By Anushka

What does it mean to be an advocate? I didn’t find the answer in any sort of textbook. Not the anatomy textbook that lay across the foot of my bed, filled with Post-Its and half-drawn diagrams. Nor the chemistry textbook that sat on top of it, covered in streaks of blue highlighter. Not even Principles of Biology, overflowing with illegible notes and loose worksheets, had the answer. Yet, in a few years, I will be promising to do just that: be the ultimate advocate for my patients.

My search for the answer began quite unintentionally. When I was initially recommended to serve on the Youth Council my junior year of high school, my perspective on civic engagement was one of apathy and a complete lack of interest. I couldn’t understand how my passion for the medical field had any correlation with serving as a representative for the students at my school and actively engaging within the political sphere. I knew I wanted to pursue a career as a physician, and I was perfectly content embracing the safety net of my introverted textbook world.

But that safety net was ripped wide open the day I walked through the sliding double doors of City Hall for my first Youth Council meeting. I assumed I would spend my hour flipping through flashcards and studying for next week’s unit test, while a bunch of teenagers complained about the lack of donuts in the student store. Instead, I listened to the stories of 18 students, all of whom were using their voices to reshape the distribution of power within their communities and break the structures that chained so many in a perpetual cycle of desperation and despair. While I spent most of my time poring over a textbook trying to memorize formulas and theorems, they were spending their time using those formulas and theorems to make a difference in their communities. Needless to say, that meeting sparked an inspirational flame within me.

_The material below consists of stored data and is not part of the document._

extern "C" int mbx_maxpool_bwd(const void* dy, int64_t dys, int ld_dy, const uint8_t* argmax, int N, int H, int W, int C,
                               int k, int stride, int Ho, int Wo, void* dx, int64_t dxs, int ld_dx, int accumulate,
                               mbx_stream_t stream) {
  if (!pool_args_ok(dy, ld_dy, dx, ld_dx, N, H, W, C, k, Ho, Wo) || !argmax || stride < 1) return MBX_ERR_INVALID_ARG;
  MBX_ENTER();
  if (k == 3 && stride == 2)
    hipLaunchKernelGGL((maxpool_bwd_kernel<3, 2>), dim3(grid_for((long long)N * H * W * (C / 8))), dim3(kT), 0, mbx_s(stream),
                       (cus)dy, (long long)dys, ld_dy, argmax, N, H, W, C, k, stride, Ho, Wo, (us)dx, (long long)dxs, ld_dx,
                       accumulate);
  else
    hipLaunchKernelGGL((maxpool_bwd_kernel<0, 0>), dim3(grid_for((long long)N * H * W * (C / 8))), dim3(kT), 0, mbx_s(stream),
                       (cus)dy, (long long)dys, ld_dy, argmax, N, H, W, C, k, stride, Ho, Wo, (us)dx, (long long)dxs, ld_dx,
                       accumulate);
  MBX_LAUNCH_CHECK();
  return MBX_OK;
}

extern "C" int mbx_avgpool_fwd(const void* x, int64_t xs, int ldx, int N, int H, int W, int C, int k, int pad, void* y,
                               int64_t ys, int ldy, int Ho, int Wo, mbx_stream_t stream) {
  if (!pool_args_ok(x, ldx, y, ldy, N, H, W, C, k, Ho, Wo) || pad < 0 || pad >= k) return MBX_ERR_INVALID_ARG;
  if (Ho != H + 2 * pad - k + 1 || Wo != W + 2 * pad - k + 1) return MBX_ERR_INVALID_ARG;
  MBX_ENTER();
  hipLaunchKernelGGL(avgpool_fwd_kernel, dim3(grid_for((long long)N * Ho * Wo * (C / 8))), dim3(kT), 0, mbx_s(stream),
                     (cus)x, (long long)xs, ldx, N, H, W, C, k, pad, (us)y, (long long)ys, ldy, Ho, Wo);
  MBX_LAUNCH_CHECK();
  return MBX_OK;
}

extern "C" int mbx_avgpool_bwd(const void* dy, int64_t dys, int ld_dy, int N, int H, int W, int C, int k, int pad, int Ho,
                               int Wo, void* dx, int64_t dxs, int ld_dx, int accumulate, mbx_stream_t stream) {
  if (!pool_args_ok(dy, ld_dy, dx, ld_dx, N, H, W, C, k, Ho, Wo) || pad < 0 || pad >= k) return MBX_ERR_INVALID_ARG;
  MBX_ENTER();
  hipLaunchKernelGGL(avgpool_bwd_kernel, dim3(grid_for((long long)N * H * W * (C / 8))), dim3(kT), 0, mbx_s(stream),
                     (cus)dy, (long long)dys, ld_dy, N, H, W, C, k, pad, Ho, Wo, (us)dx, (long long)dxs, ld_dx, accumulate);
  MBX_LAUNCH_CHECK();
  return MBX_OK;
}

extern "C" int mbx_relu_mask(void* g, int ld_g, const void* a, int ld_a, int64_t M, int C, mbx_stream_t stream) {
  if (!g || !a || M <= 0 || C <= 0 || C % 8 || ld_g % 8 || ld_a % 8 || !al16(g) || !al16(a)) return MBX_ERR_INVALID_ARG;
  MBX_ENTER();
  hipLaunchKernelGGL(relu_mask_kernel, dim3(grid_for(M * (C / 8))), dim3(kT), 0, mbx_s(stream), (us)g, ld_g, (cus)a, ld_a,
                     (long long)M, C);
  MBX_LAUNCH_CHECK();
  return MBX_OK;
}

extern "C" int mbx_pack_input(const float* img, int64_t pixels, void* out, mbx_stream_t stream) {
  if (!img || !out || pixels <= 0 || !al16(out)) return MBX_ERR_INVALID_ARG;
  MBX_ENTER();
  hipLaunchKernelGGL(pack_input_kernel, dim3(grid_for(pixels)), dim3(kT), 0, mbx_s(stream), img, (long long)pixels, (us)out);
  MBX_LAUNCH_CHECK();
  return MBX_OK;
}

extern "C" int mbx_head_gather(const float* h, int ld_h, int N, int cells, int k, int P, int off, float* locs,
                               float* logits, mbx_stream_t stream) {
  if (!h || !locs || !logits || N <= 0 || cells <= 0 || k <= 0 || ld_h < 5 * k || off < 0 || off + cells * k > P)
    return MBX_ERR_INVALID_ARG;
  MBX_ENTER();
  hipLaunchKernelGGL(head_gather_kernel, dim3(grid_for((long long)N * cells * k)), dim3(kT), 0, mbx_s(stream), h, ld_h, N,
                     cells, k, P, off, locs, logits);
  MBX_LAUNCH_CHECK();
  return MBX_OK;
}

extern "C" int mbx_head_scatter(const float* d_locs, const float* d_logits, int N, int cells, int k, int P, int off, void* g,
                                int ld_g, mbx_stream_t stream) {
  if (!d_locs || !d_logits || !g || N <= 0 || cells <= 0 || k <= 0 || ld_g < 5 * k || off < 0 || off + cells * k > P)
    return MBX_ERR_INVALID_ARG;
  MBX_ENTER();
  hipLaunchKernelGGL(head_scatter_kernel, dim3(grid_for((long long)N * cells * ld_g)), dim3(kT), 0, mbx_s(stream), d_locs,
                     d_logits, N, cells, k, P, off, (us)g, ld_g);
  MBX_LAUNCH_CHECK();
  return MBX_OK;
}

static int fill_head_table(const mbx_head* heads, int n_heads, int N, int P, bool scatter, HeadTable& t) {
  if (!heads || n_heads <= 0 || n_heads > kMaxHeads || N <= 0 || P <= 0) return MBX_ERR_INVALID_ARG;
  long long acc = 0;
  t.n = n_heads;
  for (int j = 0; j < n_heads; ++j) {
    const mbx_head& H = heads[j];
    if (H.cells <= 0 || H.k <= 0 || H.off < 0 || H.off + H.cells * H.k > P) return MBX_ERR_INVALID_ARG;
    if (scatter ? (!H.g || H.ld_g < 5 * H.k) : (!H.h || H.ld_h < 5 * H.k)) return MBX_ERR_INVALID_ARG;
    t.h[j] = H.h; t.g[j] = reinterpret_cast<unsigned short*>(H.g);
    t.ld_h[j] = H.ld_h; t.ld_g[j] = H.ld_g; t.cells[j] = H.cells; t.k[j] = H.k; t.off[j] = H.off;
    t.start[j] = (int)acc;
    acc += (long long)N * H.cells * (scatter ? H.ld_g : H.k);
    if (acc >= (1LL << 31)) return MBX_ERR_UNSUPPORTED;
  }
  for (int j = n_heads; j <= kMaxHeads; ++j) t.start[j] = (int)acc;
  return MBX_OK;
}

extern "C" int mbx_head_gather_all(const mbx_head* heads, int n_heads, int N, int P, float* locs, float* logits,
                                   mbx_stream_t stream) {
  if (!locs || !logits) return MBX_ERR_INVALID_ARG;
  HeadTable t;
  const int st = fill_head_table(heads, n_heads, N, P, false, t);
  if (st != MBX_OK) return st;
  MBX_ENTER();
  hipLaunchKernelGGL(head_gather_all_kernel, dim3(grid_for(t.start[t.n])), dim3(kT), 0, mbx_s(stream), t, P, locs, logits);
  MBX_LAUNCH_CHECK();
  return MBX_OK;
}

extern "C" int mbx_head_scatter_all(const float* d_locs, const float* d_logits, const mbx_head* heads, int n_heads, int N,
                                    int P, mbx_stream_t stream) {
  if (!d_locs || !d_logits) return MBX_ERR_INVALID_ARG;
  HeadTable t;
  const int st = fill_head_table(heads, n_heads, N, P, true, t);
  if (st != MBX_OK) return st;
  MBX_ENTER();
  hipLaunchKernelGGL(head_scatter_all_kernel, dim3(grid_for(t.start[t.n])), dim3(kT), 0, mbx_s(stream), t, P, d_locs, d_logits);
  MBX_LAUNCH_CHECK();
  return MBX_OK;
}

extern "C" int mbx_step_begin(float* grads, int64_t n_grads, float* bn_ws, int64_t n_ws, int64_t ctl_index,
                              uint64_t* timeouts_total, float* zero_scalar, mbx_stream_t stream) {
  if (!grads || n_grads <= 0 || n_grads % 4 || n_ws < 0 || n_ws % 4 || (n_ws && !bn_ws) || !al16(grads) || (bn_ws && !al16(bn_ws)) ||
      (timeouts_total && (ctl_index < 0 || ctl_index >= n_grads)))
    return MBX_ERR_INVALID_ARG;
  MBX_ENTER();
  hipLaunchKernelGGL(step_begin_kernel, dim3(grid_for((n_grads + n_ws) / 4)), dim3(kT), 0, mbx_s(stream), grads,
                     (long long)n_grads, bn_ws, (long long)n_ws, (long long)ctl_index,
                     reinterpret_cast<unsigned long long*>(timeouts_total), zero_scalar);
  MBX_LAUNCH_CHECK();
  return MBX_OK;
}

extern "C" int mbx_filter_prepare(const void* w_bf16, void* w_dgrad, const mbx_filter_entry* table, int n_entries,
                                  int total_blocks, mbx_stream_t stream) {
  if (!w_bf16 || !w_dgrad || !table || n_entries <= 0 || total_blocks <= 0) return MBX_ERR_INVALID_ARG;
  MBX_ENTER();
  hipLaunchKernelGGL(filter_prepare_kernel, dim3(total_blocks), dim3(kT), 0, mbx_s(stream), (cus)w_bf16, (us)w_dgrad, table,
                     n_entries);
  MBX_LAUNCH_CHECK();
  return MBX_OK;
}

The next Youth Council meeting, I asked questions. I gave feedback. I noticed what the students at my school were really struggling with. For the first time, I went to drug prevention assemblies and helped my friends run mental health workshops. The more involved I became in my city’s Youth Council, the more I understood how similar being an advocate for your community is to being an advocate for your patients. When I volunteered at the hospital every week, I started paying attention to more than whether or not my patients wanted ice chips in their water. I learned that Deborah was campaigning for equal opportunity housing in a deeply segregated neighborhood and George was a paramedic who injured his leg carrying an 8-year-old with an allergic reaction to the Emergency Room. I might not have been the doctor who diagnosed them but I was often the one person who saw them as human beings rather than patients.

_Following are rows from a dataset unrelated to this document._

+  auto stage = [&](int buf, int step, const f32x4 (&v)[4]) {
+    unsigned char* img = lds + buf * kBufB;
+    unsigned long long odd = 0;
+    f32x4 tv[4];
+#pragma unroll
+    for (int u = 0; u < 4; u++) {
+      f32x4 d = transformed(u, v[u]) - *reinterpret_cast<const f32x4*>(&cvec[sfeat[u]]);
+      if (step * SR + urow[u] >= nrows) d = f32x4{0.f, 0.f, 0.f, 0.f};
+      S[u] += d;
+      d *= sE;
+      tv[u] = d;
+      const float m = fmaxf(fmaxf(__builtin_fabsf(d[0]), __builtin_fabsf(d[1])), fmaxf(__builtin_fabsf(d[2]), __builtin_fabsf(d[3])));
+      odd |= __builtin_amdgcn_ballot_w64(!(m < 32768.f));
+    }
+    if (__builtin_expect(odd == 0, 1)) {
+#pragma unroll
+      for (int u = 0; u < 4; u++) {
+        f16x4 hi, lo;
+#pragma unroll
+        for (int e = 0; e < 4; e++) {
+          hi[e] = (_Float16)tv[u][e];
+          lo[e] = (_Float16)(2.f * (tv[u][e] - (float)hi[e]));
+        }
+        *reinterpret_cast<f16x4*>(img + loff[u]) = hi;
+        *reinterpret_cast<f16x4*>(img + kPieceB + loff[u]) = lo;
+      }
+      return;
+    }
+    int saturated = 0;
+#pragma unroll 1
+    for (int u = 0; u < 4; u++) {
+      f32x4 t = tv[0];
+      int lo_off = loff[0], sf = sfeat[0];
+#pragma unroll
+      for (int uu = 1; uu < 4; uu++) {
+        t = u == uu ? tv[uu] : t;
+        lo_off = u == uu ? loff[uu] : lo_off;
+        sf = u == uu ? sfeat[uu] : sf;
+      }
+      bool flag = false;
+      f16x4 hi, lo;
+#pragma unroll
+      for (int e = 0; e < 4; e++) {
+        const bool nonfinite = (__float_as_uint(t[e]) & 0x7f800000u) == 0x7f800000u;
+        flag |= nonfinite || __builtin_fabsf(t[e]) > 65000.f;
+        float te = fminf(fmaxf(t[e], -65000.f), 65000.f);
+        te = nonfinite ? __builtin_bit_cast(float, 0x7fc00000) : te;
+        hi[e] = (_Float16)te;
+        lo[e] = (_Float16)(2.f * (te - (float)hi[e]));
+      }
+      *reinterpret_cast<f16x4*>(img + lo_off) = hi;
+      *reinterpret_cast<f16x4*>(img + kPieceB + lo_off) = lo;
+      unsigned long long rowsf = __builtin_amdgcn_ballot_w64(flag && count_here && sf < FB);
+      rowsf |= rowsf >> 4;
+      rowsf |= rowsf >> 2;
+      rowsf |= rowsf >> 1;
+      saturated += __builtin_popcountll(rowsf & 0x0101010101010101ull);
+    }
+    if (saturated && lane == 0) atomicAdd(&g_dense_saturated_rows, (unsigned long long)saturated);
+  };
+
+  const int wi = WG == 2 ? wave >> 1 : 0, wj = WG == 2 ? wave & 1 : 0;
+  const int i32 = lane & 31, h = lane >> 5;
+  const int tr_off = (8 * h + ((lane & 15) >> 2)) * 64 + 32 * ((lane >> 4) & 1) + 8 * (lane & 3);
+  f32x16 acc[TT][TT];
+#pragma unroll
+  for (int ti = 0; ti < TT; ti++)
+#pragma unroll
+    for (int tj = 0; tj < TT; tj++)
+#pragma unroll
+      for (int v = 0; v < 16; v++) acc[ti][tj][v] = 0.f;
+  auto multiply = [&](int buf) {
+    const unsigned char* img = lds + buf * kBufB + tr_off;
+#pragma unroll
+    for (int s0 = 0; s0 < NSUB; s0 += RS) {
+      const int sub = RS > 1 ? s0 + wave : s0;
+      const unsigned char* rows16 = img + sub * (16 * 64);
+      f16x8 ah[TT], bh[TT], bl[TT];
+#pragma unroll
+      for (int t = 0; t < TT; t++) {
+        const unsigned char* pa = rows16 + (wi * TT + t) * kBlockB;
+        const unsigned char* pb = rows16 + (BT0 + wj * TT + t) * kBlockB;
+        const f16x4 a0 = lds_read_tr16(pa), a1 = lds_read_tr16(pa + 4 * 64);
+        const f16x4 b0 = lds_read_tr16(pb), b1 = lds_read_tr16(pb + 4 * 64);
+        const f16x4 l0 = lds_read_tr16(pb + kPieceB), l1 = lds_read_tr16(pb + kPieceB + 4 * 64);
+        ah[t] = __builtin_shufflevector(a0, a1, 0, 1, 2, 3, 4, 5, 6, 7);
+        bh[t] = __builtin_shufflevector(b0, b1, 0, 1, 2, 3, 4, 5, 6, 7);
+        bl[t] = __builtin_shufflevector(l0, l1, 0, 1, 2, 3, 4, 5, 6, 7);
+      }
+#pragma unroll
+      for (int ti = 0; ti < TT; ti++)
+#pragma unroll
+        for (int tj = 0; tj < TT; tj++) {
+          acc[ti][tj] = __builtin_amdgcn_mfma_f32_32x32x16_f16(ah[ti], bh[tj], acc[ti][tj], 0, 0, 0);
+          acc[ti][tj] = __builtin_amdgcn_mfma_f32_32x32x16_f16(ah[ti], bl[tj], acc[ti][tj], 0, 0, 0);
+        }
+    }
+  };
+
+  request(0, ra);
+  request(1, rb);
+  stage(0, 0, ra);
+#pragma unroll
+  for (int u = 0; u < 4; u++) ra[u] = rb[u];
+  request(2, rb);
+  __syncthreads();
+#pragma unroll 1
+  for (int s = 0; s < nsteps; s++) {
+    multiply(s & 1);
+    stage((s + 1) & 1, s + 1, ra);
+#pragma unroll
+    for (int u = 0; u < 4; u++) ra[u] = rb[u];
+    request(s + 3, rb);
+    __syncthreads();
+  }
+
+  float* P = a.part + (size_t)blockIdx.x * (kGramHdr + 2 * (size_t)K + (size_t)K * K);
+  if constexpr (RS > 1) {
+    float* red = reinterpret_cast<float*>(lds);
+#pragma unroll
+    for (int v = 0; v < 16; v++) red[(wave * 16 + v) * 64 + lane] = acc[0][0][v];
+    __syncthreads();
+    if (wave == 0) {
+#pragma unroll
+      for (int v = 0; v < 16; v++)
+        acc[0][0][v] = ((red[v * 64 + lane] + red[(16 + v) * 64 + lane]) + red[(32 + v) * 64 + lane]) + red[(48 + v) * 64 + lane];
+    }
+  }
+  if (RS == 1 || wave == 0) {
+    float* Q = P + kGramHdr + 2 * K;
+#pragma unroll
+    for (int ti = 0; ti < TT; ti++)
+#pragma unroll
+      for (int tj = 0; tj < TT; tj++)
+#pragma unroll
+        for (int v = 0; v < 16; v++) {
+          const int i = bi * FB + (wi * TT + ti) * 32 + (v & 3) + 8 * (v >> 2) + 4 * h;
+          const int j = bj * FB + (wj * TT + tj) * 32 + i32;
+          Q[(size_t)i * K + j] = __builtin_ldexpf(acc[ti][tj][v], -2 * E);
+        }
+  }
+  float* sred = reinterpret_cast<float*>(lds + kBufB);
+#pragma unroll
+  for (int u = 0; u < 4; u++) *reinterpret_cast<f32x4*>(&sred[(u * 32 + (tid >> 3)) * 32 + 4 * c8]) = S[u];
+  __syncthreads();
+  {
+    float s = 0.f;
+#pragma unroll
+    for (int r = 0; r < 16; r++) s += sred[(pfb * SR + ppart * 16 + r) * 32 + pcc];
+    psum[ppart * NF + pcol] = s;
+  }
+  __syncthreads();
+  if (tid < FB && bi == bj) {
+    float s = 0.f;
+#pragma unroll
+    for (int q = 0; q < PARTS; q++) s += psum[q * NF + tid];
+    P[kGramHdr + bi * FB + tid] = cvec[tid];
+    P[kGramHdr + K + bi * FB + tid] = s;
+  }
+  if (tid == 0 && blockIdx.y == 0) P[0] = (float)nrows;
+}
+
+__global__ __launch_bounds__(256) void dense_norm_gram_merge_kernel(const float* __restrict__ part, int K, SegTable T, float* __restrict__ seg_stats) {
+  const int seg = blockIdx.y;
+  int cb0 = T.chunk_begin[0], cb1 = T.chunk_begin[1];
+#pragma unroll
+  for (int s = 1; s < kGNMaxSegments; s++)
+    if (seg == s) {
+      cb0 = T.chunk_begin[s];
+      cb1 = T.chunk_begin[s + 1];
+    }
+  const int idx = blockIdx.x * 256 + threadIdx.x, i = idx / K, j = idx - i * K;
+  const size_t PS = kGramHdr + 2 * (size_t)K + (size_t)K * K;
+  float n = 0.f, mi = 0.f, mj = 0.f, M = 0.f;
+  for (int p0 = cb0; p0 < cb1; p0 += 16) {
+    float np[16], ci[16], cj[16], si[16], sj[16], qv[16];
+#pragma unroll
+    for (int b = 0; b < 16; b++) {
+      const bool live = p0 + b < cb1;
+      const float* P = part + (size_t)(live ? p0 + b : cb1 - 1) * PS;
+      np[b] = live ? P[0] : 0.f;
+      ci[b] = P[kGramHdr + i];
+      cj[b] = P[kGramHdr + j];
+      si[b] = P[kGramHdr + K + i];
+      sj[b] = P[kGramHdr + K + j];
+      qv[b] = P[kGramHdr + 2 * K + idx];
+    }
+#pragma unroll
+    for (int b = 0; b < 16; b++) {
+      if (np[b] == 0.f) continue;
+      const float inv = 1.f / np[b];
+      const float mpi = ci[b] + si[b] * inv, mpj = cj[b] + sj[b] * inv;
+      const float m2 = qv[b] - si[b] * sj[b] * inv;
+      if (n == 0.f) {
+        n = np[b];
+        mi = mpi;
+        mj = mpj;
+        M = m2;
+      } else {
+        const float nn = n + np[b], f = np[b] / nn, di = mpi - mi, dj = mpj - mj;
+        M += m2 + di * dj * n * f;
+        mi += di * f;
+        mj += dj * f;
+        n = nn;
+      }
+    }
+  }
+  float* O = seg_stats + seg * ((size_t)kGramHdr + K + (size_t)K * K);
+  O[kGramHdr + K + idx] = M;
+  if (j == 0) O[kGramHdr + i] = mi;
+  if (idx == 0) O[0] = n;
+}
+
+constexpr int kGramFinRows = 16;
+__global__ __launch_bounds__(256) void dense_norm_gram_finalize_kernel(const float* __restrict__ seg_stats, int K, const float* __restrict__ W, int N,
+                                                                       const float* __restrict__ xb, const float* __restrict__ gw,
+                                                                       const float* __restrict__ gb, int groups, float eps, float* __restrict__ affine) {
+  extern __shared__ __align__(16) float wl[];
+  __shared__ float redq[8][32], redm[8][32];
+  const int seg = blockIdx.y, c0 = blockIdx.x * 32, tid = threadIdx.x;
+  const float* O = seg_stats + seg * ((size_t)kGramHdr + K + (size_t)K * K);
+  const float* mu = O + kGramHdr;
+  const float* M = O + kGramHdr + K;
+  const int PK = K < 256 ? K : 256, P4 = PK >> 2, WS = PK + 4;
+  float* mt = wl + 32 * WS;
+  const int cl = tid & 31, s = tid >> 5;
+  const float* w = wl + cl * WS;
+  const float* wrow = W + (size_t)(c0 + cl) * K;
+  float q = 0.f, m = 0.f;
+  for (int j0 = 0; j0 < K; j0 += PK) {
+    __syncthreads();
+    for (int idx = tid; idx < 32 * P4; idx += 256) {
+      const int r = idx / P4, k4 = idx - r * P4;
+      *reinterpret_cast<f32x4*>(&wl[r * WS + 4 * k4]) = *reinterpret_cast<const f32x4*>(&W[(size_t)(c0 + r) * K + j0 + 4 * k4]);
+    }
+    for (int i0 = 0; i0 < K; i0 += kGramFinRows) {
+      __syncthreads();
+      for (int idx = tid; idx < kGramFinRows * P4; idx += 256) {
+        const int r = idx / P4, k4 = idx - r * P4;
+        *reinterpret_cast<f32x4*>(&mt[r * PK + 4 * k4]) = *reinterpret_cast<const f32x4*>(&M[(size_t)(i0 + r) * K + j0 + 4 * k4]);
+      }
+      const float w0 = wrow[i0 + s], w1 = wrow[i0 + s + 8];
+      __syncthreads();
+      const float* m0 = mt + s * PK;
+      const float* m1 = mt + (s + 8) * PK;
+      f32x4 t0 = {0.f, 0.f, 0.f, 0.f}, t1 = t0;
+#pragma unroll 8
+      for (int j4 = 0; j4 < P4; j4++) {
+        const f32x4 wv = *reinterpret_cast<const f32x4*>(&w[4 * j4]);
+        t0 += *reinterpret_cast<const f32x4*>(&m0[4 * j4]) * wv;
+        t1 += *reinterpret_cast<const f32x4*>(&m1[4 * j4]) * wv;
+      }
+      q += w0 * ((t0[0] + t0[1]) + (t0[2] + t0[3]));
+      q += w1 * ((t1[0] + t1[1]) + (t1[2] + t1[3]));
+      if (j0 == 0) m += w0 * mu[i0 + s] + w1 * mu[i0 + s + 8];
+    }
+  }
+  redq[s][cl] = q;
+  redm[s][cl] = m;
+  __syncthreads();
+  if (tid >= 64) return;
+  q = m = 0.f;
+#pragma unroll
+  for (int ss = 0; ss < 8; ss++) {
+    q += redq[ss][cl];
+    m += redm[ss][cl];
+  }
+  const int col = c0 + cl, cpg = N / groups;
+  const float bias = xb ? xb[col] : 0.f;
+  WF wv = {O[0], m + bias, q < 0.f ? 0.f : q};
+  for (int d = 1; d < cpg; d <<= 1) {
+    const WF o = {__shfl_xor(wv.n, d), __shfl_xor(wv.mean, d), __shfl_xor(wv.m2, d)};
+    wv = wf_merge(wv, o);
+  }
+  const float mean = wv.mean, rstd = 1.0f / sqrtf(wv.m2 / fmaxf(wv.n, 1.f) + eps);
+  const int first = (tid & 63) & ~(cpg - 1);
+  const float mean0 = __shfl(mean, first), rstd0 = __shfl(rstd, first);
+  if (tid < 32) {
+    const float scale = rstd0 * gw[col];
+    affine[(size_t)seg * 2 * N + col] = scale;
+    affine[(size_t)seg * 2 * N + N + col] = gb[col] + (bias - mean0) * scale;
+  }
+}
+
+size_t gram_finalize_lds_bytes(int K) {
+  const int PK = K < 256 ? K : 256;
+  return (size_t)(32 * (PK + 4) + kGramFinRows * PK) * sizeof(float);
+}
+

Youth Council isn’t something most students with a passion in practicing medicine chose to participate in, and it certainly wasn’t something I thought would have such an immense impact on the way I view patient care. As a patient’s ultimate advocate, a physician must look beyond hospital gowns and IV tubes and see the world through the eyes of another. Rather than treat diseases, a physician must choose to treat a person instead, ensuring compassionate care is provided to all. While I know that throughout my academic career I will take countless classes that will teach me everything from stoichiometry to cellular respiration, I refuse to take the knowledge I learn and simply place it on a flashcard to memorize. I will use it to help those whom I must be an advocate for: my patients.

Admissions Committee Comments

Anushka’s essay goes beyond telling us about her ambition to be a physician by describing her journey to understanding advocacy in all its forms, such as her involvement in civic engagement through Youth Council. An important part of the undergraduate experience at Hopkins is participating in extracurriculars, research projects, internships, and other activities outside of the classroom. Anushka writes how she learned to be a better advocate by immersing herself in real-world experiences instead of just memorizing flashcards. Likewise, college is about more than acquiring academic knowledge—it’s also about being open to experiences that expand your worldview and discovering something new about yourself.